◆ **Exercise materials**:
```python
def compress2(data, level=-1):
    data, src = _buf(data)
    n = ctypes.c_ulong(lib().compressBound(len(data)))
    dst = ctypes.create_string_buffer(n.value)
    rc = lib().compress2(dst, ctypes.byref(n), src, len(data), level)
    if rc != Z_OK:
        raise ZlibError(rc, lib().zb_last_error().decode())
    return dst.raw[: n.value]


def compress(data):
    return compress2(data, -1)


def uncompress(data, bufsize):
    data, src = _buf(data)
    n = ctypes.c_ulong(bufsize)
    dst = ctypes.create_string_buffer(max(bufsize, 1))
    rc = lib().uncompress(dst, ctypes.byref(n), src, len(data))
    if rc != Z_OK:
        raise ZlibError(rc, lib().zb_last_error().decode())
    return dst.raw[: n.value]


def crc32(data, value=0):
    data, src = _buf(data)
    return lib().crc32_z(value, src if data else None, len(data)) if data else (value if True else 0)


def adler32(data, value=1):
    data, src = _buf(data)
    return lib().adler32_z(value, src, len(data)) if data else value


class Deflate:

    def __init__(self, level=-1, window_bits=15, mem_level=8, strategy=0):
        self.s = ZStream()
        rc = lib().deflateInit2_(ctypes.byref(self.s), level, 8, window_bits, mem_level, strategy, ZLIB_VERSION,
                                 ctypes.sizeof(ZStream))
        if rc != Z_OK:
            raise ZlibError(rc, (self.s.msg or b"").decode())
        self._open = True

    def deflate(self, data, flush=Z_NO_FLUSH, out_chunk=1 << 16):
        data, src = _buf(data)
        self.s.next_in = ctypes.addressof(src)
        self.s.avail_in = len(data)
        out = bytearray()
        obuf = ctypes.create_string_buffer(out_chunk)
        while True:
            self.s.next_out = ctypes.addressof(obuf)
            self.s.avail_out = out_chunk
            rc = lib().deflate(ctypes.byref(self.s), flush)
            out += obuf.raw[: out_chunk - self.s.avail_out]
            if rc == Z_STREAM_END:
                break
            if rc == Z_BUF_ERROR and self.s.avail_in == 0:
                break
            if rc != Z_OK:
                raise ZlibError(rc, (self.s.msg or b"").decode())
            if self.s.avail_out != 0 and self.s.avail_in == 0:
                break
        self.last_rc = rc
        return bytes(out)

    @property
    def adler(self):
        return self.s.adler

    @property
    def total_in(self):
        return self.s.total_in

    @property
    def total_out(self):
        return self.s.total_out

    @property
    def data_type(self):
        return self.s.data_type

    def end(self):
        if self._open:
            self._open = False
            return lib().deflateEnd(ctypes.byref(self.s))
        return Z_OK

    def __del__(self):
        try:
            self.end()
        except Exception:
            pass


class Inflate:

    def __init__(self, window_bits=15):
        self.s = ZStream()
        rc = lib().inflateInit2_(ctypes.byref(self.s), window_bits, ZLIB_VERSION, ctypes.sizeof(ZStream))
        if rc != Z_OK:
            raise ZlibError(rc, (self.s.msg or b"").decode())
        self._open = True
        self.eof = False

    def inflate(self, data, flush=Z_NO_FLUSH, out_chunk=1 << 16):
        data, src = _buf(data)
        self.s.next_in = ctypes.addressof(src)
        self.s.avail_in = len(data)
        out = bytearray()
        obuf = ctypes.create_string_buffer(out_chunk)
        while True:
            self.s.next_out = ctypes.addressof(obuf)
            self.s.avail_out = out_chunk
            rc = lib().inflate(ctypes.byref(self.s), flush)
            out += obuf.raw[: out_chunk - self.s.avail_out]
            if rc == Z_STREAM_END:
                self.eof = True
                break
            if rc == Z_BUF_ERROR:
                break
            if rc != Z_OK:
                raise ZlibError(rc, (self.s.msg or b"").decode())
            if self.s.avail_out != 0 and self.s.avail_in == 0:
                break
        self.last_rc = rc
        return bytes(out)

    @property
    def adler(self):
        return self.s.adler

    def end(self):
        if self._open:
            self._open = False
            return lib().inflateEnd(ctypes.byref(self.s))
        return Z_OK

    def __del__(self):
        try:
            self.end()
        except Exception:
            pass


class Engine:
    def __init__(self, device=0):
        err = ctypes.c_int(0)
        self.h = lib().zb_engine_create(device, ctypes.byref(err))
        if not self.h:
            raise RuntimeError("zb_engine_create failed (%d): %s" % (err.value, lib().zb_last_error().decode()))

    def close(self):
        if self.h:
            lib().zb_engine_destroy(self.h)
            self.h = None

    def __del__(self):
        try:
            self.close()
        except Exception:
            pass

    def _check(self, rc):
        if rc != 0:
            raise ZlibError(rc, lib().zb_last_error().decode())

    def alloc(self, n):
        p = lib().zb_device_alloc(self.h, n)
        if not p:
            raise MemoryError("zb_device_alloc(%d)" % n)
        return p

    def free(self, p):
        lib().zb_device_free(self.h, p)

    def to_device(self, dptr, data):
        data, src = _buf(data)
        self._check(lib().zb_copy_to_device(self.h, dptr, src, len(data)))

    def to_host(self, dptr, n):
        dst = ctypes.create_string_buffer(max(n, 1))
        self._check(lib().zb_copy_to_host(self.h, dst, dptr, n))
        return dst.raw[:n]

    def deflate(self, src, n=None, level=6, strategy=0, window_bits=15, flags=0, src_on_device=False, dst=None, dst_cap=0,
                dst_on_device=False, mem_level=8):
        res = DeflateResult()
        flags |= (mem_level & 15) << 8
        keep = None
        if not src_on_device:
            data, keep = _buf(src)
            n = len(data)
            src = ctypes.addressof(keep)
        own = None
        if dst is None:
            dst_cap = lib().zb_deflate_bound(n) + 64
            own = ctypes.create_string_buffer(dst_cap)
            dst = ctypes.addressof(own)
            dst_on_device = False
        rc = lib().zb_deflate_ex(self.h, src, n, int(src_on_device), dst, dst_cap, int(dst_on_device), level, strategy,
                                 window_bits, flags, ctypes.byref(res))
        self._check(rc)
        return (own.raw[: res.out_bytes] if own is not None else None), res

    def inflate(self, src, out_cap, n=None, window_bits=15, src_on_device=False, dst=None, dst_on_device=False):
        res = InflateResult()
        keep = None
        if not src_on_device:
            data, keep = _buf(src)
            n = len(data)
            src = ctypes.addressof(keep)
        own = None
        if dst is None:
            own = ctypes.create_string_buffer(max(out_cap, 1))
            dst = ctypes.addressof(own)
        rc = lib().zb_inflate(self.h, src, n, int(src_on_device), dst, out_cap, int(dst_on_device), window_bits, ctypes.byref(res))
        return rc, (own.raw[: res.out_bytes] if own is not None else None), res

    def adler32(self, buf, n=None, start=1, on_device=False):
        out, ms = ctypes.c_uint32(0), ctypes.c_float(0)
        keep = None
        if not on_device:
            data, keep = _buf(buf)
            n = len(data)
            buf = ctypes.addressof(keep)
        self._check(lib().zb_adler32(self.h, start, buf, n, int(on_device), ctypes.byref(out), ctypes.byref(ms)))
        return out.value, ms.value

    def crc32(self, buf, n=None, start=0, on_device=False):
        out, ms = ctypes.c_uint32(0), ctypes.c_float(0)
        keep = None
        if not on_device:
            data, keep = _buf(buf)
            n = len(data)
            buf = ctypes.addressof(keep)
        self._check(lib().zb_crc32(self.h, start, buf, n, int(on_device), ctypes.byref(out), ctypes.byref(ms)))
        return out.value, ms.value

    PHASES = ["links", "match", "nxt", "path", "emit_holes", "tail", "blocks", "encode", "checksum", "h2d", "d2h", "match_first"]

    def set_profile(self, on=True):
        lib().zb_engine_set_profile(self.h, int(on))

    def get_profile(self):
        ms = (ctypes.c_float * 12)()
        ln = (ctypes.c_uint32 * 12)()
        k = lib().zb_engine_get_profile(self.h, ms, ln, 12)
        return {self.PHASES[i]: {"ms": ms[i], "launches": ln[i]} for i in range(min(k, len(self.PHASES)))}

    def fill_random(self, dptr, n, seed=42):
        self._check(lib().zb_device_fill_random(self.h, dptr, n, seed))
```

zlib_rs_b200/csrc/zb_engine.cu:

```cuda
#include <cuda_runtime.h>
#include <stdio.h>
#include <stdlib.h>
#include <string.h>
#include <new>
#include "../../include/zb_engine.h"
#include "zb_kernels.cuh"
#include "zb_engine_internal.h"

namespace zb {

constexpr uint32_t kSlowSub9 = 24576;
constexpr uint32_t kTailTiles = 2;
constexpr uint32_t kTailSub = 512;

thread_local char g_err[256] = "";

static void set_err(const char *what, cudaError_t e)
{
    snprintf(g_err, sizeof g_err, "%s: %s", what, cudaGetErrorString(e));
}

#define CK(call)                                                  \
    do {                                                          \
        cudaError_t e_ = (call);                                  \
        if (e_ != cudaSuccess) { set_err(#call, e_); return ZB_E_CUDA; } \
    } while (0)

__global__ void k_match(JobBufs);
__global__ void k_skip(JobBufs);
__global__ void k_nxt(JobBufs);
__global__ void k_path_tiles(JobBufs);
__global__ void k_path_chain(JobBufs, uint32_t, uint32_t);
__global__ void k_path_groups(JobBufs, uint32_t, uint32_t, uint4 *, uint32_t *);
__global__ void k_path_chain2(JobBufs, uint32_t, uint32_t, const uint4 *, uint32_t *, uint32_t *);
__global__ void k_path_mark(JobBufs, const uint32_t *, const uint32_t *);
__global__ void k_iter_lists(JobBufs, uint32_t *, uint32_t *, uint32_t);
__global__ void k_emit(JobBufs);
__global__ void k_holes(JobBufs, uint32_t);
__global__ void k_holes_cmp(JobBufs, uint32_t, uint32_t);
__global__ void k_tail(JobBufs);
__global__ void k_block_hist(JobBufs, uint32_t *);
__global__ void k_build_blocks(JobBufs, const uint32_t *);
__global__ void k_scan_blocks(JobBufs);
__global__ void k_encode(JobBufs);
__global__ void k_finish(JobBufs, const uint32_t *);
__global__ void k_literal_syms(JobBufs);
__global__ void k_stored(JobBufs);
__global__ void k_links2_std(JobBufs, uint32_t);
__global__ void k_links2_roll(JobBufs, uint32_t);
__global__ void k_links_fix_std(JobBufs);
__global__ void k_links_fix_roll(JobBufs);
__global__ void k_slow(JobBufs);
__global__ void k_rle(JobBufs);
__global__ void k_emit_slow(JobBufs);
__global__ void k_tail_slow(JobBufs);
__global__ void k_serial_low(JobBufs);
__global__ void k_links_dict_ghost(JobBufs, uint32_t *);
__global__ void k_links_dict_ghost_apply(JobBufs, const uint32_t *);

constexpr uint32_t kMatchSmemBytes = (kWSize + kMatchSub + 512) + (kWSize + kMatchSub) * 2 + ((kWSize + kMatchSub) / 32 + 1) * 4 * 4 + 8192;
constexpr uint32_t kPathSmemBytes = kPathTile * 4 * 3;
constexpr uint32_t kLinks2SmemBytes = 65536 * 2 + kLinkTile * 2 + kLinkTile + 64 + 2048;
constexpr uint32_t kSkipSmemBytes = 2 * kWSize * 2 + 2 * (2 * kWSize / 32) * 4 + 8192 + 64;
constexpr uint32_t kSlowSubMax = 24576;
constexpr uint32_t kSlowSmemBytes = (kWSize + kSlowSubMax + kSlowAhead) * 3;
constexpr uint32_t kChainSmemBytes = kChainChunkTiles * kPathHead * 8;
constexpr uint32_t kChain2MaxSmem = 200 * 1024;
constexpr uint32_t kSerialSmemBytes = (65536 + kWSize) * 2 + 35824 + 16;
constexpr uint32_t kSerialSmemQuick = 65536 * 2 + 65536 + 16;
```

◆ **Exercise**:
Go through the data above and copy each line in which "ZStream" appears.

◆ **Written response**:
        self.s = ZStream()
                                 ctypes.sizeof(ZStream))
        self.s = ZStream()
        rc = lib().inflateInit2_(ctypes.byref(self.s), window_bits, ZLIB_VERSION, ctypes.sizeof(ZStream))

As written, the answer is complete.